What this is
Tracking environmental enforcement actions globally is painful. Every regulatory agency publishes data differently - different formats, different cadences, different levels of detail. The EPA uses one API, the UK Environment Agency uses another, France publishes PDFs, and the EU has three separate portals depending on which type of enforcement you’re after.
This pipeline normalizes all of it: 23 source-specific scrapers running in parallel, an AI enrichment layer that imposes a consistent schema, and a clean REST API anyone can read from. The result is a single queryable dataset of regulatory enforcement activity across 16 jurisdictions - the kind of compliance intelligence layer that’s expensive to build inside a single product team and worth proving out independently.
How it works
Three layers with a deliberate seam between them.
Scraper pipeline. 23 source-specific scrapers handle the messy reality of different APIs, HTML pages, PDFs, and Excel downloads. An orchestrator deduplicates and ranks the results.

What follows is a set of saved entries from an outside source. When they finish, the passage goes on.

# miguelmartin75/txt2vid

Measured on AMD Instinct MI355X. Metric: TGANv2 GAN train throughput (G+D steps x global batch), 16x64x64 videos/sec, higher is better.
Workload: dtype f32; 1 GPU; BASELINE configs[1]: unconditional TGANv2 16x64x64x1, per-GPU batch 32, fp32, RSGAN + GP 0.5, Adam 2e-4 (0.5,0.999), 1 D + 1 G step, subsample_input pyramid 8/16/32/64; global_batch=32, per_gpu_batch=32, parallelism=dp1

## Files before the change

include/t2v_hip.h:

```cpp
#ifndef T2V_HIP_H
#define T2V_HIP_H

#include <stddef.h>
#include <stdint.h>

#ifdef __cplusplus
extern "C" {
#endif

#define T2V_OK 0
#define T2V_EINVAL (-1)
#define T2V_ELAUNCH (-2)

#define T2V_MAX_TAPS 27

typedef struct {
    int32_t N, Cin, D, H, W, Cout;
    int32_t ntaps;
    int8_t dz[T2V_MAX_TAPS], dy[T2V_MAX_TAPS], dx[T2V_MAX_TAPS];
    int8_t pad_[3];
} t2v_conv_geom;

#define T2V_MAX_GROUPS 8
typedef struct {
    const float* x;
    float* y;
    const float* mask;
    int32_t N, D, H, W;
    int32_t ntaps;
    int32_t dstride;
    int32_t ydstride;
    int32_t yoff, Dy;
    int8_t dz[T2V_MAX_TAPS], dy[T2V_MAX_TAPS], dx[T2V_MAX_TAPS], widx[T2V_MAX_TAPS];
} t2v_conv_group;

#define T2V_CONV_BIAS 1
#define T2V_CONV_RELU_IN 2
#define T2V_CONV_ACCUM 4
#define T2V_CONV_ACCUM_BIAS 16
#define T2V_CONV_BF16 32
#define T2V_CONV_MASK_OUT 8

int t2v_pack_weight(const float* w, float* wp, int Cout, int Cin, int T, const int32_t* taps, int ntaps,
                    int mode, void* stream);

int t2v_pack_weight_into(const float* w, float* wp, int Cout, int Cin, int T, const int32_t* taps, int ntaps,
                         int mode, int dst_rows, int dst_cols, int row_off, int col_off, void* stream);

typedef struct {
    const float* src;
    float* dst;
    int32_t Cout, Cin, T, ntaps, mode, dst_rows, dst_cols, row_off, col_off;
    int32_t block_begin;
    int32_t bx, by;
    int8_t taps[T2V_MAX_TAPS];
    int8_t pad_[5];
} t2v_pack_job;
int t2v_pack_job_bytes(void);
int t2v_pack_job_groups(int T, int ntaps, int mode);
int t2v_pack_multi(const void* table , int njobs, int total_blocks, void* stream);

int t2v_conv_fwd(const float* x, const float* wp, const float* bias, float* y, float* ws, const t2v_conv_geom* g,
                 int flags, void* stream);
int64_t t2v_conv_fwd_ws_floats(const t2v_conv_geom* g);

int64_t t2v_conv_wgrad_slab_floats(const t2v_conv_geom* g, int T);
int t2v_conv_wgrad(const float* x, const float* gy, float* dw, float* slab, const t2v_conv_geom* g,
                   const int32_t* taps, int T, int flags, void* stream);
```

Claude enrichment. Raw scraper output is messy: entity names are inconsistent, penalty structures vary, and there’s no standard domain classification. The enrichment layer takes each action and produces a structured record - normalized entity names, business impact assessments, penalty breakdowns, EHS domain classification.
PostgreSQL + REST API. Enriched actions are upserted into PostgreSQL with a unique constraint on (entity, date, jurisdiction). A read-only REST API serves the data with filtering by jurisdiction, domain, and date range. The API is the clean handoff surface - documented with an OpenAPI spec so it can be reimplemented in any language.
Sources
23 sources across 16 jurisdictions:
- North America - EPA ECHO (USA), Canada EOR, Mexico PROFEPA
- UK & Ireland - UK Environment Agency, Ireland EPA, Scotland SEPA
- EU - EUR-Lex Environmental, EU Safety Gate, EU Infringements
- Western Europe - France Georisques, Belgium Flanders, Germany UBA, Netherlands Luchtmeetnet, Italy ARPA Lombardia, Spain Inspections, Poland GIOS
- Asia-Pacific - Japan Sanpainet, Korea Waste, India CPCB, Australia (QLD, VIC, NSW)
- South America - Brazil IBAMA
What I took from it
The pattern here - extract unstructured regulatory content, impose structure, make it queryable - is the same shape as the production AI work I do for a living. The architecture is the point: a clean seam between the messy scraper layer and the API surface, so the data-acquisition complexity stays contained and the consumption surface stays portable.
That separation is the call I’d make again at a much larger scale. Anyone can replace the API layer in any language. The messy work of dealing with 23 different data sources stays where it belongs.